By Telmo Silva
One of the most watched developments in data analytics and business technology these days is that of machine learning. Becoming something of a business-critical technology, machine learning makes computing processes more efficient, cost-effective, and reliable and may ultimately accelerate every aspect of business decision-making.
Machine learning has applications in most industries, where it presents a great opportunity to improve upon existing processes. Yet many organizations are slow on the uptake. Recent surveys report that fewer than 25% of businesses have adopted any significant level of machine learning automation; yet it is currently behind some of the most game-changing advancements at Google, PayPal, Netflix, and other industry giants.
And for good reason. Where data analytics is easily the jet plane of data processing, machine learning could be considered a rocket ship, providing a means to quickly and automatically produce models that analyze larger volumes of highly complex data and deliver results faster and with more accuracy.
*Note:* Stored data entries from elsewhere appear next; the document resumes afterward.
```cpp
template <int CIN>
__global__ __launch_bounds__(512, 2) void wino_gemmp_kernel(const WinoArgs a, int total_tiles) {
  constexpr int BM = 128, BN = 256;
  constexpr int WN = 4, PT = 2, CT = 2;
  constexpr int VP = BM / 64;
  constexpr int NCH = CIN / 32;
  constexpr int BUF = (BM + BN) * 32;
  static_assert(NCH % 2 == 0, "the double buffer's parity must be the same at every tile start");
  extern __shared__ __attribute__((aligned(16))) float smem[];

  const int tid = threadIdx.x;
  const int lane = tid & 63;
  const int wid = __builtin_amdgcn_readfirstlane(tid >> 6);
  const int wm = wid / WN, wn = wid % WN;
  const int l31 = lane & 31, hh = lane >> 5;
  const int panels = a.Cout / BN, mtiles = (a.T + BM - 1) / BM, tpp = panels * mtiles;
  const int mlast = a.T - 1;

  const int r0 = tid >> 3;
  const int c4 = (tid & 7) ^ ((r0 >> 1) & 7);
  const unsigned wvoff = (unsigned)((r0 * 32 + c4 * 4) * 4);
  const unsigned lds0 = __builtin_amdgcn_readfirstlane(lds_addr_of(smem));

  auto decode = [&](int v, int& b, int& m0, int& n0) {
    const int xcd = v & 7, s = v >> 3;
    const int q = s / tpp, r = s - q * tpp;
    b = q * 8 + xcd;
    n0 = (r % panels) * BN;
    m0 = (r / panels) * BM;
  };
  const float* Vb;
  const float* Ub;
  unsigned pvoff[VP];
  auto set_tile = [&](int b, int m0, int n0) {
    const int g = b / a.nf, f = b - g * a.nf;
    Vb = a.V + (size_t)b * a.T * CIN;
    Ub = a.U + (size_t)g * a.u_gs + ((size_t)f * a.Cout + n0) * 32;
#pragma unroll
    for (int j = 0; j < VP; ++j) pvoff[j] = (unsigned)((min(m0 + r0 + 64 * j, mlast) * CIN + c4 * 4) * 4);
  };
#define ISSUE_TILEP(CH, BUFI)                                                                        \
  {                                                                                                  \
    const float* pb_ = Vb + (CH) * 32;                                                               \
    const unsigned lb_ = lds0 + (unsigned)(((BUFI) * BUF + wid * 256) * 4);                          \
    _Pragma("unroll") for (int j_ = 0; j_ < VP; ++j_) glds16<0>(pb_, pvoff[j_], lb_ + j_ * 8192);     \
    const float* tb_ = Ub + (size_t)(CH) * a.nf * a.Cout * 32;                                       \
    _Pragma("unroll") for (int j_ = 0; j_ < 4; ++j_) glds16<0>(tb_ + 2048 * j_, wvoff, lb_ + BM * 128 + j_ * 8192); \
  }

  const int X = (l31 >> 1) & 7;
  const int lo = (hh ^ (X & 1)) * 4, xk = X >> 1;
  const int fo0 = ((0 ^ xk) << 3) + lo, fo1 = ((1 ^ xk) << 3) + lo, fo2 = ((2 ^ xk) << 3) + lo, fo3 = ((3 ^ xk) << 3) + lo;

  f32x16 acc[PT][CT];
#pragma unroll
  for (int i = 0; i < PT; ++i)
#pragma unroll
    for (int j = 0; j < CT; ++j)
#pragma unroll
      for (int e = 0; e < 16; ++e) acc[i][j][e] = 0.f;

  int v = blockIdx.x;
  if (v >= total_tiles) return;
  int b, m0, n0;
  decode(v, b, m0, n0);
  set_tile(b, m0, n0);
  ISSUE_TILEP(0, 0)
  wait_dma_and_barrier();

  int kstep_ = 0;
  (void)kstep_;
  while (true) {
    const int vn = v + gridDim.x;
    const bool more = vn < total_tiles;
    const int cb = b, cm0 = m0, cn0 = n0;
#pragma unroll 1
    for (int ch = 0; ch < NCH; ++ch) {
      const int buf = ch & 1;
      GP_STAMP(kstep_, 0)
      if (ch + 1 < NCH) {
        ISSUE_TILEP(ch + 1, buf ^ 1)
      } else if (more) {
        decode(vn, b, m0, n0);
        set_tile(b, m0, n0);
        ISSUE_TILEP(0, buf ^ 1)
      }
      GP_STAMP(kstep_, 1)
      const float* pP = smem + buf * BUF + (wm * PT * 32 + l31) * 32;
      const float* pW = smem + buf * BUF + (BM + wn * CT * 32 + l31) * 32;
#define FOG(G) ((G) == 0 ? fo0 : (G) == 1 ? fo1 : (G) == 2 ? fo2 : fo3)
#define PXF(G) *reinterpret_cast<const float4*>(pP + i * 1024 + FOG(G))
#define WTF(G) *reinterpret_cast<const float4*>(pW + j * 1024 + FOG(G))
      SE3TN_MMA_GROUP(PT, CT, PXF(0), WTF(0))
      SE3TN_MMA_GROUP(PT, CT, PXF(1), WTF(1))
      SE3TN_MMA_GROUP(PT, CT, PXF(2), WTF(2))
      SE3TN_MMA_GROUP(PT, CT, PXF(3), WTF(3))
#undef PXF
#undef WTF
#undef FOG
      GP_STAMP(kstep_, 2)
      if (ch + 1 < NCH || more) {
        asm volatile("s_waitcnt vmcnt(0)" ::: "memory");
        GP_STAMP(kstep_, 3)
        __syncthreads();
      }
      GP_STAMP(kstep_, 4)
      ++kstep_;
    }
    float* __restrict__ Mb = a.Mw + (size_t)cb * a.T * a.Cout;
#pragma unroll
    for (int i = 0; i < PT; ++i) {
      const int m = cm0 + (wm * PT + i) * 32 + l31;
#pragma unroll
      for (int j = 0; j < CT; ++j)
#pragma unroll
        for (int q = 0; q < 4; ++q) {
          const int c = cn0 + (wn * CT + j) * 32 + q * 8 + hh * 4;
          if (m <= mlast)
            *reinterpret_cast<float4*>(Mb + (size_t)m * a.Cout + c) =
                make_float4(acc[i][j][4 * q + 0], acc[i][j][4 * q + 1], acc[i][j][4 * q + 2], acc[i][j][4 * q + 3]);
#pragma unroll
          for (int e = 0; e < 4; ++e) acc[i][j][4 * q + e] = 0.f;
        }
    }
    if (!more) break;
    v = vn;
  }
#undef ISSUE_TILEP
}

template <> struct VecT<1> { typedef float type; };

template <int M, int TH, int CS, int VEC, int SP = 0>
__global__ __launch_bounds__(((TH * TH * (CS / VEC) + 63) / 64) * 64) void wino_mid_kernel(const WinoArgs a, float* __restrict__ keep) {
  constexpr int N = M + 2, HP = M * TH + 2, NT = TH * TH, CP = CS / VEC, ITEMS = NT * CP;
  typedef typename VecT<VEC>::type vec;
  static_assert(SP == 0 || (M == 4 && VEC == 2), "the f16x3 blocks are F(4x4) with channel pairs");
  extern __shared__ __attribute__((aligned(16))) float act[];
  const int n = blockIdx.x, c0 = blockIdx.y * CS, g = blockIdx.z;
  const int tid = threadIdx.x;
  for (int i = tid; i < HP * HP * CS / 4; i += blockDim.x) reinterpret_cast<float4*>(act)[i] = make_float4(0.f, 0.f, 0.f, 0.f);
  __syncthreads();
  const int tile = tid / CP, cp = tid - tile * CP;
  const int ty = tile / TH, tx = tile - ty * TH;
  const bool active = tid < ITEMS;
  const int t = n * NT + tile;
  const int Hp = a.H + 2, Wp = a.W + 2;
  if (active) {
    const float* __restrict__ src = a.Mw + ((size_t)g * a.nf * a.T + t) * a.Cout + c0 + cp * VEC;
    const size_t fs = (size_t)a.T * a.Cout;
    float u[M][N][VEC];
#pragma unroll
    for (int s = 0; s < N; ++s) {
      float m[N][VEC];
#pragma unroll
      for (int r = 0; r < N; ++r) {
        const vec v = *reinterpret_cast<const vec*>(src + (size_t)(N * r + s) * fs);
        __builtin_memcpy(m[r], &v, sizeof(v));
      }
#pragma unroll
      for (int i = 0; i < M; ++i)
#pragma unroll
        for (int e = 0; e < VEC; ++e) {
          float acc = 0.f;
          bool first = true;
#pragma unroll
          for (int r = 0; r < N; ++r) axpy(acc, wino_at<M>(i, r), m[r][e], first);
          u[i][s][e] = acc;
        }
    }
    float b[VEC];
    {
      const vec v = *reinterpret_cast<const vec*>(a.bias + (size_t)g * a.bias_gs + c0 + cp * VEC);
      __builtin_memcpy(b, &v, sizeof(v));
    }
    float* __restrict__ kp = keep ? keep + (size_t)g * a.out_gs + c0 + cp * VEC : nullptr;
#pragma unroll
    for (int i = 0; i < M; ++i)
#pragma unroll
      for (int j = 0; j < M; ++j) {
        const int oy = M * ty + i, ox = M * tx + j;
        if (oy >= a.H || ox >= a.W) continue;
        float o[VEC];
#pragma unroll
        for (int e = 0; e < VEC; ++e) {
          float acc = 0.f;
          bool first = true;
#pragma unroll
          for (int s = 0; s < N; ++s) axpy(acc, wino_at<M>(j, s), u[i][s][e], first);
          acc += b[e];
          o[e] = fmaxf(acc, 0.f);
        }
        vec v;
        __builtin_memcpy(&v, o, sizeof(v));
        *reinterpret_cast<vec*>(act + ((oy + 1) * HP + ox + 1) * CS + cp * VEC) = v;
        if (kp) *reinterpret_cast<vec*>(kp + (size_t)((n * Hp + oy + 1) * Wp + ox + 1) * a.out_ld) = v;
      }
  }
  __syncthreads();
  if (active) {
    float bt[N][N][VEC];
#pragma unroll
    for (int s = 0; s < N; ++s) {
      float d[N][VEC];
#pragma unroll
      for (int r = 0; r < N; ++r) {
        const vec v = *reinterpret_cast<const vec*>(act + ((M * ty + r) * HP + M * tx + s) * CS + cp * VEC);
        __builtin_memcpy(d[r], &v, sizeof(v));
      }
#pragma unroll
      for (int i = 0; i < N; ++i)
#pragma unroll
        for (int e = 0; e < VEC; ++e) {
          float acc = 0.f;
          bool first = true;
#pragma unroll
          for (int r = 0; r < N; ++r) axpy(acc, wino_bt<M>(i, r), d[r][e], first);
          bt[i][s][e] = acc;
        }
    }
    float* __restrict__ dst = a.V + ((size_t)g * a.nf * a.T + t) * a.C + (SP ? 0 : c0 + cp * VEC);
    const size_t fs = (size_t)a.T * a.C;
    bool bad = false;
#pragma unroll
    for (int i = 0; i < N; ++i)
#pragma unroll
      for (int j = 0; j < N; ++j) {
        float o[VEC];
#pragma unroll
        for (int e = 0; e < VEC; ++e) {
          float acc = 0.f;
          bool first = true;
#pragma unroll
          for (int s = 0; s < N; ++s) axpy(acc, wino_bt<M>(j, s), bt[i][s][e], first);
          o[e] = acc;
        }
        if constexpr (SP != 0) {
          bad |= store_split_vec<VEC>(dst + (size_t)(N * i + j) * fs, 0, a.C, c0 + cp * VEC, o);
        } else {
          vec v;
          __builtin_memcpy(&v, o, sizeof(v));
          *reinterpret_cast<vec*>(dst + (size_t)(N * i + j) * fs) = v;
        }
      }
    if (SP && bad) atomicOr(a.overflow, 1);
  }
}

__device__ __forceinline__ float wave_sum64(float v) {
#pragma unroll
  for (int o = 32; o > 0; o >>= 1) v += __shfl_xor(v, o, 64);
  return v;
}

template <int M, int TH, int CS, int SP = 0>
__global__ __launch_bounds__(((TH * TH * (CS / 2) + 63) / 64) * 64) void wino_tail_kernel(const WinoArgs a, float* __restrict__ keep,
                                                                                         const float* __restrict__ fc_w,
                                                                                         float* __restrict__ fcpart) {
  constexpr int N = M + 2, NT = TH * TH, CP = CS / 2, ITEMS = NT * CP;
  static_assert(SP == 0 || M == 4, "the f16x3 blocks are F(4x4)");
  static_assert(CP == 32, "the FC partials are reduced inside one half-wave");
  __shared__ float red[NT][CP][2];
  const int n = blockIdx.x, sl = blockIdx.y, g = blockIdx.z, tid = threadIdx.x;
  const int tile = tid / CP, cp = tid - tile * CP;
  const int c = sl * CS + cp * 2;
  const int Hp = a.H + 2, Wp = a.W + 2;
  if (tid < ITEMS) {
    const int ty = tile / TH, tx = tile - ty * TH;
    const size_t fs = (size_t)a.T * a.Cout;
    const float* __restrict__ src = a.Mw + ((size_t)g * a.nf * a.T + n * NT + tile) * a.Cout + c;
    const float* __restrict__ res = a.res + (size_t)g * a.res_gs + (SP ? 0 : c);
    float* __restrict__ kp = keep ? keep + (size_t)g * a.out_gs + c : nullptr;
    const float2 b = *reinterpret_cast<const float2*>(a.bias + (size_t)g * a.bias_gs + c);
    float2 rr[M][M];
    if constexpr (SP == 0) {
#pragma unroll
      for (int i = 0; i < M; ++i)
#pragma unroll
        for (int j = 0; j < M; ++j) {
          int oy = M * ty + i, ox = M * tx + j;
          oy = oy < a.H ? oy : a.H - 1; ox = ox < a.W ? ox : a.W - 1;
          rr[i][j] = *reinterpret_cast<const float2*>(res + (size_t)((n * Hp + oy + 1) * Wp + ox + 1) * a.res_ld);
        }
    }
    float u[M][N][2];
#pragma unroll
    for (int s = 0; s < N; ++s) {
      float m[N][2];
#pragma unroll
      for (int r = 0; r < N; ++r) {
        const float2 v = *reinterpret_cast<const float2*>(src + (size_t)(N * r + s) * fs);
        m[r][0] = v.x; m[r][1] = v.y;
      }
#pragma unroll
      for (int i = 0; i < M; ++i)
#pragma unroll
        for (int e = 0; e < 2; ++e) {
          float acc = 0.f;
          bool first = true;
#pragma unroll
          for (int r = 0; r < N; ++r) axpy(acc, wino_at<M>(i, r), m[r][e], first);
          u[i][s][e] = acc;
        }
    }
    float sum[2] = {0.f, 0.f};
#pragma unroll
    for (int i = 0; i < M; ++i)
#pragma unroll
      for (int j = 0; j < M; ++j) {
        const int oy = M * ty + i, ox = M * tx + j;
        if (oy >= a.H || ox >= a.W) continue;
        const size_t pix = (size_t)((n * Hp + oy + 1) * Wp + ox + 1);
        float2 r;
        if (SP) {
          float rr[2];
          load_split_vec<2>(res, pix, a.res_ld, c, rr);
          r = make_float2(rr[0], rr[1]);
        } else {
          r = rr[i][j];
        }
        float o[2];
#pragma unroll
        for (int e = 0; e < 2; ++e) {
          float acc = 0.f;
// ... 211 lines not shown
```

Baseline: 41850 pairs/s.
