__device__ __forceinline__ uint32_t sad16(const uint4 &a, const uint4 &b) {
    uint32_t s = sad4(a.x, b.x, 0u);
    s = sad4(a.y, b.y, s);
    s = sad4(a.z, b.z, s);
    return sad4(a.w, b.w, s);
// ... 1127 lines not shown
        for (int r = 0; r < 3; r++) {
            A[r][0] = sd == 0 ? (double)pu[r] : (double)(pu[r] - pd[r]);
            A[r][1] = (double)pv[r];
            A[r][2] = 1.0;
            B[r] = (double)pd[r];
        }
        const bool ok = solve3(A, B);
        pl[3 * sd + 0] = ok ? (float)B[0] : 0.f;
        pl[3 * sd + 1] = ok ? (float)B[1] : 0.f;
        pl[3 * sd + 2] = ok ? (float)B[2] : 0.f;
    }
    const float plane_a = side == 0 ? pl[0] : pl[3], plane_b = side == 0 ? pl[1] : pl[4], plane_c = side == 0 ? pl[2] : pl[5];
    const float plane_d = side == 0 ? pl[3] : pl[0];
    const bool valid = (double)fabsf(plane_a) < 0.7 && (double)fabsf(plane_d) < 0.7;
    trirec[tbase] = make_float4(plane_a, plane_b, plane_c, valid ? 1.0f : 0.0f);
#pragma unroll
    for (int j = 0; j < 6; j++) planes[tbase * 6 + j] = pl[j];
    float tu[3], tv[3];
#pragma unroll
    for (int c = 0; c < 3; c++) {
        tu[c] = side == 0 ? (float)pu[c] : (float)(pu[c] - pd[c]);
        tv[c] = (float)pv[c];
    }
#pragma unroll
    for (int j = 0; j < 3; j++)
#pragma unroll
        for (int kk = 0; kk < j; kk++)
            if (tu[kk] > tu[j]) {
                float x = tu[j];
                tu[j] = tu[kk];
                tu[kk] = x;
                x = tv[j];
                tv[j] = tv[kk];
                tv[kk] = x;
            }
    const float A_u = tu[0], A_v = tv[0], B_u = tu[1], B_v = tv[1], C_u = tu[2], C_v = tv[2];
    float AB_a = 0, AC_a = 0, BC_a = 0;
    if ((int)A_u != (int)B_u) AB_a = (A_v - B_v) / (A_u - B_u);
    if ((int)A_u != (int)C_u) AC_a = (A_v - C_v) / (A_u - C_u);
    if ((int)B_u != (int)C_u) BC_a = (B_v - C_v) / (B_u - C_u);
    RasterRec r;
    r.a_u = (int)A_u;
    r.b_u = (int)B_u;
    r.c_u = (int)C_u;
    r.ac_a = AC_a;
    r.ac_b = A_v - AC_a * A_u;
    r.ab_a = AB_a;
    r.ab_b = A_v - AB_a * A_u;
    r.bc_a = BC_a;
    r.bc_b = B_v - BC_a * B_u;
    rrec[tbase] = r;
    ub = max(r.a_u, 0), ue = min(r.c_u, d.W);
    const float vlo = fminf(fminf(A_v, B_v), C_v), vhi = fmaxf(fmaxf(A_v, B_v), C_v);
    vb = max((int)vlo - 1, 0), ve = min((int)vhi + 2, d.H);
    }
    const bool bins = ub < ue && vb < ve;
    const int tx_lo = ub / RT_W, tx_hi = bins ? (ue - 1) / RT_W : -1, ty_lo = vb / RT_H, ty_hi = bins ? (ve - 1) / RT_H : -1;
    for (int ty = ty_lo; ty <= ty_hi; ty++)
        for (int tx = tx_lo; tx <= tx_hi; tx++) atomicAdd(&s_cnt[ty * ntx + tx], 1);
    __syncthreads();
    const size_t tb = (size_t)(pair * 2 + side) * ntile;
    for (int i = threadIdx.x; i < ntile; i += 256) {
        const int c = s_cnt[i];
        if (c > 0) s_base[i] = atomicAdd(&tile_cnt[tb + i], c);
        s_cnt[i] = 0;
    }
    __syncthreads();
    for (int ty = ty_lo; ty <= ty_hi; ty++)
        for (int tx = tx_lo; tx <= tx_hi; tx++) {
            const int tile = ty * ntx + tx;
            const int slot = s_base[tile] + atomicAdd(&s_cnt[tile], 1);
            if (slot < k.rt_cap) tile_list[(tb + tile) * RT_CAP + slot] = t;
        }
}


__global__ __launch_bounds__(256) void k_raster_tiles(KParams k, const int32_t *__restrict__ blob, const RasterRec *__restrict__ rrec, const int32_t *__restrict__ tile_cnt,
                                                      const int32_t *__restrict__ tile_list, int32_t *__restrict__ tri_id) {
    const Dims &d = k.d;
    const int pair = blockIdx.z, side = blockIdx.y;
    if (blob[pair * META_WORDS] < 3) return;
    const int ntx = (d.W + RT_W - 1) / RT_W;
    const int tx0 = (blockIdx.x % ntx) * RT_W, ty0 = (blockIdx.x / ntx) * RT_H;
    __shared__ int32_t tile[RT_H][RT_W];
    for (int i = threadIdx.x; i < RT_H * RT_W; i += 256) (&tile[0][0])[i] = -1;
    __syncthreads();
    const size_t gt = (size_t)(pair * 2 + side) * gridDim.x + blockIdx.x;
    const int listed = tile_cnt[gt];
    const bool all = listed > k.rt_cap;
    const int cnt = all ? blob[pair * META_WORDS + 2 + 2 * side] : listed;
    const int sub = threadIdx.x & 7, grp = threadIdx.x >> 3;
    const int x_end = min(tx0 + RT_W, d.W), y_end = min(ty0 + RT_H, d.H);
    const RasterRec *recs = rrec + (size_t)(pair * 2 + side) * d.max_tri;
    const int32_t *list = tile_list + gt * RT_CAP;
    int t_next = grp < cnt ? (all ? grp : list[grp]) : 0;
    RasterRec r_next = recs[t_next];
    for (int i = grp; i < cnt; i += 32) {
        const int t = t_next;
        const RasterRec r = r_next;
        if (i + 32 < cnt) {
            t_next = all ? i + 32 : list[i + 32];
            r_next = recs[t_next];
        }
        const int u_begin = max(max(r.a_u, 0), tx0), u_end = min(min(r.c_u, d.W), x_end);
        for (int base = u_begin; base < u_end; base += 8) {
            const int u = base + sub;
            int lo = 0x7FFFFFFF, hi = -0x7FFFFFFF;
            if (u < u_end) {
                const bool second = u >= r.b_u;
                const float e_a = second ? r.bc_a : r.ab_a, e_b = second ? r.bc_b : r.ab_b;
                const int v_1 = (int)(r.ac_a * (float)u + r.ac_b), v_2 = (int)(e_a * (float)u + e_b);
                lo = max(max(min(v_1, v_2), 0), ty0);
                hi = min(min(max(v_1, v_2), d.H), y_end);
                if (lo >= hi) {
                    lo = 0x7FFFFFFF;
                    hi = -0x7FFFFFFF;
                }
            }
            int32_t *p = lo < hi ? &tile[lo - ty0][u - tx0] : nullptr;
            for (int v = lo; v < hi; v++, p += RT_W) atomicMax(p, t);
        }
    }
    __syncthreads();
    int32_t *ids = tri_id + (size_t)(pair * 2 + side) * d.N;
    for (int i = threadIdx.x; i < RT_H * RT_W; i += 256) {
        const int r = i / RT_W, c = i - r * RT_W;
        if (ty0 + r < d.H && tx0 + c < d.W) map_st(ids, (uint32_t)((ty0 + r) * d.W + tx0 + c), tile[r][c]);
    }
}

void launch_triangles(const KParams &k, const SlotDev &s, int n, int max_points, hipStream_t st) {
    const int ntile = ((k.d.W + RT_W - 1) / RT_W) * ((k.d.H + RT_H - 1) / RT_H);
    const int nt = std::max(1, std::min(2 * max_points, k.d.max_tri));
    const size_t pl_lds = sizeof(int32_t) * 2 * (size_t)ntile;
    static std::atomic<size_t> pl_granted[64];
    ensure_dynamic_lds(k_planes, pl_lds, pl_granted, "plane_fit");
    SV_LAUNCH(K_PLANES, k_planes, dim3((nt + 255) / 256, 2, n), dim3(256), pl_lds, st, k, s.blob, s.trirec, s.planes, (RasterRec *)s.rrec, s.tile_cnt, s.tile_list);
    SV_LAUNCH(K_TRIANGLES, k_raster_tiles, dim3(ntile, 2, n), dim3(256), 0, st, k, s.blob, (const RasterRec *)s.rrec, s.tile_cnt, s.tile_list, s.tri_id);
}

#define DENSE_TW 512
#define DENSE_MASK_WORDS 8

template <int R>
__device__ __forceinline__ int dense_band_full(const KParams &k, int side, const uint4 own, const uint4 *pb, uint32_t vmask) {
    uint4 c[2 * R + 1];
#pragma unroll
    for (int s = 0; s <= 2 * R; s++) c[s] = pb[s];
    int key[2 * R + 1];
#pragma unroll
    for (int s = 0; s <= 2 * R; s++) {
        const int o = side ? s : 2 * R - s, ao = s < R ? R - s : s - R;
        key[s] = sad16_key(own, c[s], (int)(vmask & (((uint32_t)k.prior[ao] << 16) | (uint32_t)o)));
    }
    int bb = key[0];
#pragma unroll
    for (int s = 1; s + 1 <= 2 * R; s += 2) bb = min(bb, min(key[s], key[s + 1]));
    return bb;
}

template <bool COUNT, int MWT, int RT, bool TEX>
__device__ __forceinline__ int dense_pixel(const KParams &k, int side, int u, int v, const uint4 own, const uint4 *pu, const float4 rec, const uint32_t *mw,
                                             const uint32_t *cell, int &ncand, int (&npath)[5], const uint4 *lds_first, const uint4 *lds_last) {
    const Dims &d = k.d;
    const int MW = MWT ? MWT : d.MW, plane_radius = RT ? RT : k.plane_radius;
    if (TEX && (int)texture16(own) < k.match_texture) return -10;
    const int d_plane = (int)(rec.x * (float)u + rec.y * (float)v + rec.z);
    const int d_plane_min = max(d_plane - plane_radius, 0);
    const int d_plane_max = min(d_plane + plane_radius, d.D - 1);
    const bool valid = rec.w != 0.0f;
    const int a_lo = side ? 0 : max(u - (d.W - 3), 0), a_hi = side ? min(d.W - 3 - u, d.D - 1) : min(u - 2, d.D - 1);
    const int sgn = side ? 1 : -1;
    constexpr int KEY_NONE = 0x7FFF0000;
    int best = KEY_NONE;
    const int b_lo = max(d_plane_min, a_lo), b_hi = min(d_plane_max, a_hi);
    const bool clip = __builtin_amdgcn_ballot_w64(a_lo != 0 || a_hi != d.D - 1) != 0;
    const int band_bits = max(d_plane_max - d_plane_min + 1, 0), band_word = d_plane_min >> 5;
    const uint64_t band = (uint64_t)((1u << band_bits) - 1u) << (d_plane_min & 31);
    const uint32_t band_lo = (uint32_t)band, band_hi = (uint32_t)(band >> 32);
    uint32_t mc[DENSE_MASK_WORDS];
#pragma unroll
    for (int w = 0; w < DENSE_MASK_WORDS; w++) mc[w] = mw[w];
    if (clip) {
#pragma unroll
        for (int w = 0; w < DENSE_MASK_WORDS; w++) {
            if (w >= MW) break;
            const int lo = a_lo - 32 * w, hi = a_hi - 32 * w;
            uint32_t keep = 0;
            if (lo <= 31 && hi >= 0 && lo <= hi) {
                const int l = max(lo, 0), h = min(hi, 31);
                keep = (h == 31 ? 0xFFFFFFFFu : ((1u << (h + 1)) - 1u)) & ~((1u << l) - 1u);
            }
            mc[w] &= keep;
        }
    }
#pragma unroll
    for (int w = 0; w < DENSE_MASK_WORDS; w++) {
        if (w >= MW) break;
        if (__builtin_amdgcn_ballot_w64(mc[w] != 0u) == 0) continue;
        uint32_t m = mc[w] & ~(w == band_word ? band_lo : (w == band_word + 1 ? band_hi : 0u));
        if (COUNT) ncand += __popc(m);
        int best_w = KEY_NONE;
        while (m) {
            if (COUNT) {
                const unsigned long long act = __ballot(1);
                npath[3] += ((int)(threadIdx.x & 63) == __ffsll((long long)act) - 1) ? 1 : 0;
                npath[4]++;
            }
            const int b1 = __ffs((int)m) - 1;
            m &= m - 1;
// ... 151 lines not shown
                if (COUNT) npix++;
            }
            if (!d.sub)
                wta[(size_t)ps * d.N + (size_t)v * d.W + u] = (int16_t)out;
            else if (!(u & 1) && (u >> 1) < d.Wm && (v >> 1) < d.Hm)
                wta[(size_t)ps * d.Nm + (size_t)(v >> 1) * d.Wm + (u >> 1)] = (int16_t)out;
        }
    }
    if (COUNT) {
        count_add(counters + CNT_DENSE_CANDIDATES, ncand);
        count_add(counters + CNT_DENSE_PIXELS, npix);
        count_add(counters + CNT_DENSE_BAND_FULL, npath[0]);
        count_add(counters + CNT_DENSE_BAND_PART, npath[1]);
        count_add(counters + CNT_DENSE_BAND_SLOW, npath[2]);
        count_add(counters + CNT_DENSE_GRID_WAVE_TRIPS, npath[3]);
        count_add(counters + CNT_DENSE_GRID_LANE_TRIPS, npath[4]);
    }
}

Traditional data analysis has become invaluable to enterprises for its ability to mine their ever-growing data stores, produce reports and models of historical developments, trends, and deliver predictive tools. It helps at every level of the business to help quantify and track goals, cut costs, boost productivity, and improve customer experience. Doing so, it delivers more attuned decision-making that makes a business more profitable and more competitive.
But there will come a point when every department in a large organization—finance, marketing, IT, operations, development, or anything else—will be able to reap benefits from the accelerated processing that machine learning has to offer.
Machine learning asks ‘What Do You Want?’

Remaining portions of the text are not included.